What is needed: Say the number of lines holding the word "false" in the data, and leave out everything else.

((

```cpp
#ifndef RM_LENGTH_SQRT
namespace {
__global__ __launch_bounds__(1024) void lpt_sort_kernel(const uint8_t *cost_prev, uint16_t *perm, int stride, int tiles_x, int tiles_y) {
    extern __shared__ unsigned char lpt_smem[];
    const int x = blockIdx.x;
    const int R = queue_rows(tiles_y, x);
    const int n = R * tiles_x;
    uint8_t *cost = lpt_smem;
    unsigned int *cnt = reinterpret_cast<unsigned int *>(lpt_smem + ((stride + 15) & ~15));
    __shared__ unsigned int sum_s, nz_s, base_s[4];
    if (threadIdx.x == 0) sum_s = nz_s = 0;
    __syncthreads();
    unsigned int sum = 0, nz = 0;
    for (int e = threadIdx.x; e < n; e += 1024) {
        const uint8_t c = cost_prev ? cost_prev[static_cast<size_t>(x) * stride + e] : 0;
        cost[e] = c;
        sum += c;
        nz += c != 0;
    }
    atomicAdd(&sum_s, sum);
    atomicAdd(&nz_s, nz);
    __syncthreads();
    const float mean = nz_s ? static_cast<float>(sum_s) / static_cast<float>(nz_s) : 1e9f;
    auto cls = [&](uint8_t c) { const float f = c; return f >= 4.f * mean ? 0 : (f >= 2.f * mean ? 1 : (f >= 1.25f * mean ? 2 : 3)); };
    const int chunk = (n + 1023) / 1024, e0 = threadIdx.x * chunk, e1 = min(n, e0 + chunk);
    unsigned int mine[4] = {0, 0, 0, 0};
    for (int e = e0; e < e1; ++e) mine[cls(cost[e])]++;
    for (int c = 0; c < 4; ++c) cnt[c * 1024 + threadIdx.x] = mine[c];
    __syncthreads();
    if (threadIdx.x < 4) {
        unsigned int run = 0;
        for (int t = 0; t < 1024; ++t) {
            const unsigned int v = cnt[threadIdx.x * 1024 + t];
            cnt[threadIdx.x * 1024 + t] = run;
            run += v;
        }
        base_s[threadIdx.x] = run;
    }
    __syncthreads();
    unsigned int start[4], acc = 0;
    for (int c = 0; c < 4; ++c) {
        start[c] = acc + cnt[c * 1024 + threadIdx.x];
        acc += base_s[c];
    }
    for (int e = e0; e < e1; ++e) {
        const int c = cls(cost[e]);
        perm[static_cast<size_t>(x) * stride + start[c]++] = static_cast<uint16_t>(e);
    }
}
}
hipError_t rm_launch_lpt_sort(const uint8_t *cost_prev, uint16_t *perm, int stride, int tiles_x, int tiles_y, hipStream_t stream) {
    const size_t shmem = static_cast<size_t>((stride + 15) & ~15) + 4 * 1024 * sizeof(unsigned int);
    hipLaunchKernelGGL(lpt_sort_kernel, dim3(RM_QUEUES), dim3(1024), shmem, stream, cost_prev, perm, stride, tiles_x, tiles_y);
    return hipGetLastError();
}
#endif

hipError_t RM_LEN_VARIANT(rm_launch_wave_distance)(const RmRenderParams &p, const float *points, int64_t n, double *dist, uint32_t *count, hipStream_t stream) {
    if (p.accel != 2 || p.general || p.bvh_nodes <= 0) return hipErrorInvalidValue;
    if (n <= 0) return hipSuccess;
    const dim3 grid(static_cast<unsigned>((n + 255) / 256)), block(256);
    if (p.uniform_radius) hipLaunchKernelGGL(wave_distance_kernel<true>, grid, block, 0, stream, p, points, n, dist, count);
    else hipLaunchKernelGGL(wave_distance_kernel<false>, grid, block, 0, stream, p, points, n, dist, count);
    return hipGetLastError();
}

hipError_t RM_LEN_VARIANT(rm_launch_render_v2)(const RmRenderParams &p_in, hipStream_t stream, const char **kernel_name, uint32_t *shape) {
    RmRenderParams p = p_in;
    const int rows = p.local_rows;
    if (kernel_name) *kernel_name = "";
    if (rows <= 0 || p.width <= 0) return hipSuccess;
    if (!p.tile_counters) return hipErrorInvalidValue;
    if (p.leaf_order) p.bvh_prim_count = 0;
    if (p.item_px != 64 && p.item_px != 128 && p.item_px != 256) p.item_px = 64;
    if (p.item_px < p.tile_w) p.item_px = p.tile_w;
    const int tw = p.tile_w;
    const bool wide = p.item_wide != 0 && tw < 64 && p.item_px > 64;
    const int iw = wide ? tw * (p.item_px / 64) : tw, th = wide ? 64 / tw : p.item_px / tw;
    const int tiles_x = (p.width + iw - 1) / iw;
    const int tiles_y = (rows + th - 1) / th;
    auto log2i = [](int v) { int l = 0; while ((1 << l) < v) ++l; return l; };
    if ((tw & (tw - 1)) != 0 || tiles_x <= 0 || static_cast<long long>(tiles_x) * (tiles_y + 8) >= (1ll << 31)) return hipErrorInvalidValue;
    p.tile_w_log2 = log2i(tw);
    p.tile_h_log2 = log2i(th);
    p.item_w_log2 = log2i(iw);
    p.sub_dx = wide ? tw : 0;
    p.sub_dy = wide ? 0 : 64 / tw;
    p.tiles_x = tiles_x;
    p.tiles_y = tiles_y;
    p.tiles_x_magic = tiles_x == 1 ? 0u : static_cast<uint32_t>((1ull << 32) / static_cast<unsigned long long>(tiles_x)) + 1u;
    const unsigned needed = static_cast<unsigned>((static_cast<long long>(tiles_x) * tiles_y + 3) / 4);
    unsigned resident = 0, blocks = 0;
    if (p.refill_threshold < 1) p.refill_threshold = 1;
    if (p.refill_threshold > 64) p.refill_threshold = 64;
    const RmV2Plan plan = rm_v2_plan(p);
    const bool lds = plan.lds, rel = plan.rel;
    p.list_cap = plan.list_cap;
    p.step_box = plan.step_box;
    p.cell_on = plan.cell_on;
    if (p.accel != 2 || !p.leaf_rects || !p.bvh_leaves || p.bvh_leaf_count <= 0 || p.bvh_leaf_count > RM_RECT_CULL_MAX_LEAVES ||
        p.width > 65536 || p.height > 65536)
        p.rect_cull = 0;
    const size_t list_bytes = plan.list_bytes, scene_bytes = plan.scene_bytes, rel_bytes = static_cast<size_t>(p.bvh_nodes) * 48;
    size_t shmem = (lds ? scene_bytes : 0) + (rel ? rel_bytes + 16 : 0) + list_bytes + 16;
    if (p.lds_fill && p.blocks_per_cu >= 2 && p.blocks_per_cu <= 8) {
        const size_t room = (160 * 1024 / static_cast<size_t>(p.blocks_per_cu)) / 1280 * 1280 - sizeof(WaveDiag) * 4;
        if (room > shmem && room <= 64 * 1024) shmem = room;
    }
    {
        const LdsLayout lay = lds_layout_host(p, p.accel, lds, rel && p.accel == 2);
        const uint32_t v[12] = {lay.nodes, lay.prims, lay.cells, lay.list, lay.oct, lay.oct_prims, lay.spheres, lay.radii, lay.rel, lay.end, lay.step, lay.ctab};
        for (int k = 0; k < 12; ++k) p.lds_off[k] = v[k];
        if (lay.end + list_bytes > shmem) return hipErrorInvalidValue;
    }
    const int cus = p.num_cus > 0 ? p.num_cus : 256;
    const int floor_per_cu = p.launch_per_cu > 0 ? p.launch_per_cu : p.blocks_per_cu;
    const int per_cu = rm_v2_overlap_per_cu(floor_per_cu, p.overlap_per_cu, static_cast<long long>(tiles_x) * tiles_y, cus);
    resident = static_cast<unsigned>(cus) * static_cast<unsigned>(per_cu > 0 ? per_cu : 4);
    blocks = needed < resident ? (needed ? needed : 1u) : resident;
    if (shape) {
        shape[0] = blocks;
        shape[1] = 256;
        shape[2] = static_cast<uint32_t>(shmem);
        shape[3] = p.step_box ? 1u : 0u;
        shape[4] = p.rect_cull ? 1u : 0u;
        shape[5] = p.cell_on ? 1u : 0u;
    }
    hipError_t e = hipSuccess;
    if (!p.diag_block) e = hipMemsetAsync(p.tile_counters, 0, RM_QUEUES * RM_QSTRIDE * sizeof(unsigned int), stream);
    if (e != hipSuccess) return e;
    p.lpt_perm = nullptr;
    if (p.lpt_perm_out) {
        const long long per_queue = static_cast<long long>(queue_rows_host(tiles_y, 0)) * tiles_x;
        if (per_queue <= p.lpt_stride && per_queue <= 32768) {
            e = rm_launch_lpt_sort(p.lpt_cost_prev, p.lpt_perm_out, p.lpt_stride, tiles_x, tiles_y, stream);
            if (e != hipSuccess) return e;
            p.lpt_perm = p.lpt_perm_out;
        } else {
            p.lpt_cost_out = nullptr;
        }
    } else {
        p.lpt_cost_out = nullptr;
    }
    const dim3 grid(blocks), block(256);
#define RM_V2X(A, L, U, R)                                                                                                   \
    {                                                                                                                        \
        const void *fn_ = p.rtc_ctx ? rm_rtc_v2_hook(p, A, L, U, R, RM_LEN_IS_SQRT) : nullptr;                               \
        if (fn_) {                                                                                                           \
            size_t bytes_ = sizeof p;                                                                                        \
            void *extra_[] = {HIP_LAUNCH_PARAM_BUFFER_POINTER, &p, HIP_LAUNCH_PARAM_BUFFER_SIZE, &bytes_, HIP_LAUNCH_PARAM_END}; \
            e = hipModuleLaunchKernel(reinterpret_cast<hipFunction_t>(const_cast<void *>(fn_)), grid.x, 1, 1, 256, 1, 1,     \
                                      static_cast<unsigned>(shmem), stream, nullptr, extra_);                               \
            if (e != hipSuccess) return e;                                                                                   \
            if (kernel_name) *kernel_name = "render_kernel_v2<" #A ", " #L ", " #U ", " #R ">" RM_LEN_TAG " [launch constants compiled in]"; \
        } else {                                                                                                             \
            hipLaunchKernelGGL((render_kernel_v2<A, L, U, R>), grid, block, shmem, stream, p);                               \
            if (kernel_name) *kernel_name = "render_kernel_v2<" #A ", " #L ", " #U ", " #R ">" RM_LEN_TAG;                   \
        }                                                                                                                    \
    }
#define RM_V2(A, L) RM_V2X(A, L, false, false)
    if (p.accel == 2) {
        if (lds && rel && p.uniform_radius) RM_V2X(2, true, true, true)
        else if (lds && rel) RM_V2X(2, true, false, true)
        else if (lds && p.uniform_radius) RM_V2X(2, true, true, false)
        else if (lds) RM_V2(2, true)
        else RM_V2(2, false)
    }
    else if (p.accel == 1) { if (lds) RM_V2(1, true) else RM_V2(1, false) }
    else { if (lds) RM_V2(0, true) else RM_V2(0, false) }
#undef RM_V2X
#undef RM_V2
    return hipGetLastError();
}
#endif
```

### cpu_raymarcher_amd/csrc/rm_types.h

```cpp
#pragma once
#ifndef __HIPCC_RTC__
#include <stdint.h>
#else
using __hip_internal::int8_t;
using __hip_internal::int16_t;
using __hip_internal::int32_t;
using __hip_internal::int64_t;
using __hip_internal::uint8_t;
using __hip_internal::uint16_t;
using __hip_internal::uint32_t;
using __hip_internal::uint64_t;
#endif

struct RmBvhNode {
    float lo[3];
    int32_t skip;
    float hi[3];
    int32_t leaf;
};

struct RmOctNode {
    float lo[3];
    int32_t first_child;
    float hi[3];
// ... 98 lines not shown
    int32_t item_px;
    int32_t local_rows;
    int32_t stripe_rows;
    int32_t n_parts, part;
    int32_t rel_boxes;
    const uint16_t *lpt_perm;
    uint8_t *lpt_cost_out;
    const uint8_t *lpt_cost_prev;
    uint16_t *lpt_perm_out;
    int32_t lpt_stride;
    int32_t launch_per_cu;
    int32_t v1_lists;
    int32_t v1_list_offset;
    uint32_t lds_off[12];
    int32_t prim_filter;
    int32_t n0_batch;
    const int32_t *stripe_ids;
    unsigned int *tile_counters;
    unsigned long long *stamps;
    const uint32_t *pq_cells;
    const uint16_t *pq_list;
    const uint16_t *bvh_leaves;
    int32_t bvh_leaf_count;
    int32_t v1_block;
    int32_t oct_lean;
    const uint32_t *nn_cells;
    const uint16_t *nn_list;
    int32_t nn_cell_count, nn_list_count, use_nn;
    int32_t tile_w_log2, tile_h_log2, tiles_x, tiles_y;
    int32_t item_wide, item_w_log2, sub_dx, sub_dy;
    const void *rtc_function;
    void *rtc_ctx;
    uint32_t tiles_x_magic;
    int32_t lds_budget_kb;
    int32_t leaf_order;
    int32_t nn_dim[3];
    float nn_inv[3];
    int32_t overlap_per_cu;
    const uint32_t *ext_cells;
    const uint16_t *ext_list;
    int32_t ext_dim[3];
    float ext_origin[3], ext_inv[3];
    int32_t use_ext;
    int32_t algorithm;
    int32_t general;
    int32_t uniform_radius;
    const RmPrim *prims;
    const RmInstr *prog;
    const int32_t *obj_ranges;
    int32_t prog_slots, prog_vals;
    double time;
    double overshoot;
    double step_size;
    const RmSphere *spheres;
    const double *radii;
    const RmBvhNode *bvh;
    const int32_t *bvh_prims;
    const RmOctNode *oct;
    const int32_t *oct_prims;
    const RmSphereRec *oct_recs;
    const int32_t *oct_lut;
    const RmOctFrameNode *oct_frame;
    const uint32_t *oct_sub_hdr;
    const uint8_t *oct_sub_list;
    uint8_t *depth;
    uint8_t *normal;
    uint16_t *sdf;
    uint16_t *iters;
    uint8_t *rgba;
    int32_t lds_fill;
    int32_t multi_step;
    RmDiagBlock *diag_block;
    RmDiagDevice *diag_out;
    const uint32_t *step_tab;
    float sb_origin[3], sb_inv[3];
    int32_t sb_bins, sb_stride;
    int32_t step_box;
    RmLeafRect *leaf_rects;
    int32_t rect_cull;
    const uint32_t *cell_tab;
    int32_t ct_dim[3];
    int32_t ct_rec_off, ct_list_off, ct_words;
    int32_t cell_on;
};
```

### cpu_raymarcher_amd/csrc/rm_v2_fields.h

```cpp
#pragma once

#define RM_V2_FIXED_SCALARS(X)                                                                                                  \
    X(width) X(height) X(accel) X(shader) X(tile_w) X(nodes_in_lds) X(filter) X(variant) X(list_cap) X(coop) X(use_grid)         \
    X(refill_threshold) X(hw_xcd) X(item_px) X(rel_boxes) X(lpt_stride) X(prim_filter) X(n0_batch) X(use_nn) X(tile_w_log2)     \
    X(tile_h_log2) X(tiles_x) X(item_wide) X(item_w_log2) X(sub_dx) X(sub_dy) X(tiles_x_magic) X(leaf_order) X(algorithm)       \
    X(general) X(uniform_radius) X(multi_step) X(use_ext) X(step_box) X(sb_bins) X(sb_stride) X(rect_cull) \
    X(ct_rec_off) X(ct_list_off) X(ct_words) X(cell_on)

#define RM_V2_FIXED_COUNTS(X)                                                                                                    \
    X(n_prims) X(bvh_nodes) X(oct_nodes) X(bvh_prim_count) X(oct_prim_count) X(pq_cell_count) X(pq_list_count) X(bvh_leaf_count) \
    X(nn_cell_count) X(nn_list_count)

#define RM_V2_FIXED_ARRAYS(X) \
    X(pq_dim, 3) X(lds_off, 12) X(nn_dim, 3) X(pq_origin, 3) X(pq_inv, 3) X(pq_cell, 3) X(nn_inv, 3) X(light, 3) X(light_d, 3) \
    X(ext_dim, 3) X(ext_origin, 3) X(ext_inv, 3) X(sb_origin, 3) X(sb_inv, 3) X(ct_dim, 3)
```

### include/rm_raymarch.h

```cpp
#ifndef RM_RAYMARCH_H
#define RM_RAYMARCH_H

#include <stddef.h>
#include <stdint.h>

#ifdef __cplusplus
extern "C" {
#endif

#define RM_API __attribute__((visibility("default")))

typedef struct rm_ctx rm_ctx;

typedef enum rm_status {
    RM_OK = 0,
    RM_E_INVALID = -1,
    RM_E_UNSUPPORTED = -2,
    RM_E_NO_DEVICE = -3,
    RM_E_HIP = -4,
    RM_E_NO_SCENE = -5,
    RM_E_NOMEM = -6
} rm_status;

typedef enum rm_accel { RM_ACCEL_NONE = 0, RM_ACCEL_OCTREE = 1, RM_ACCEL_BVH = 2 } rm_accel;
// ... 410 lines not shown
RM_API int rm_shade_ranged(rm_ctx *ctx, int32_t counter, int32_t width, int32_t rows, int32_t n_frames,
                           const uint16_t *values, const rm_frame_hist *hist, uint32_t lo, uint32_t hi,
                           uint8_t *rgba);

RM_API int rm_shade_lit_device(rm_ctx *ctx, int32_t width, int32_t rows, int32_t n_frames, const void *d_depth,
                               const void *d_normal, const void *d_lit, const void *d_ao, void *d_rgba, void *stream);
RM_API int rm_shade_lit(rm_ctx *ctx, int32_t width, int32_t rows, int32_t n_frames, const uint8_t *depth,
                        const uint8_t *normal, const float *lit, const float *ao, uint8_t *rgba);

typedef enum rm_field_map { RM_FIELD_MAP_DISTANCE = 0, RM_FIELD_MAP_COUNT = 1 } rm_field_map;
typedef struct rm_field_shade {
    int32_t  map, reserved;
    double   range;
    double   band;
    double   line;
    uint32_t lo, hi;
} rm_field_shade;
RM_API int rm_shade_field_device(rm_ctx *ctx, const rm_field_shade *shade, int64_t n, const void *d_values, void *d_rgba,
                                 void *stream);
RM_API int rm_shade_field(rm_ctx *ctx, const rm_field_shade *shade, int64_t n, const void *values, uint8_t *rgba);

RM_API int rm_render_stripes_device(rm_ctx *ctx, const rm_job *job, int32_t shader, int32_t stripe_rows,
                                    int32_t n_parts, int32_t part, void *d_depth, void *d_normal,
                                    void *d_sdf, void *d_iters, void *d_rgba, void *stream);
RM_API int rm_stripe_rows(int32_t y_start, int32_t y_end, int32_t stripe_rows, int32_t n_parts, int32_t part);

RM_API int rm_deal_stripes(int32_t rows, int32_t stripe_rows, int32_t n_parts, const int32_t *weights, int32_t *owner);

RM_API int rm_render_stripe_list_device(rm_ctx *ctx, const rm_job *job, int32_t shader, int32_t stripe_rows,
                                        const int32_t *stripe_ids, int32_t n_stripes, void *d_depth, void *d_normal,
                                        void *d_sdf, void *d_iters, void *d_rgba, void *stream);

RM_API int rm_assemble_frame_device(rm_ctx *ctx, const void *d_gathered, int64_t rank_stride, int64_t section_offset,
                                    int32_t row_bytes, int32_t height, int32_t stripe_rows, const int32_t *owner,
                                    int32_t n_stripes, int32_t world, void *d_frame, int64_t acc_offset, void *d_acc,
                                    void *stream);

RM_API int rm_shade(rm_ctx *ctx, int32_t shader, int32_t width, int32_t height,
                    const uint8_t *depth, const uint8_t *normal, const uint16_t *sdf,
                    const uint16_t *iters, uint8_t *rgba);
RM_API int rm_shade_device(rm_ctx *ctx, int32_t shader, int32_t width, int32_t height,
                           const void *d_depth, const void *d_normal, const void *d_sdf,
                           const void *d_iters, void *d_rgba, void *stream);

RM_API int rm_reduce_counters(rm_ctx *ctx, const uint16_t *sdf, const uint16_t *iters, int64_t n,
                              rm_diagnostics *out);
RM_API int rm_reduce_counters_device(rm_ctx *ctx, const void *d_sdf, const void *d_iters, int64_t n,
                                     rm_diagnostics *out, void *stream);
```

))

Written response: 7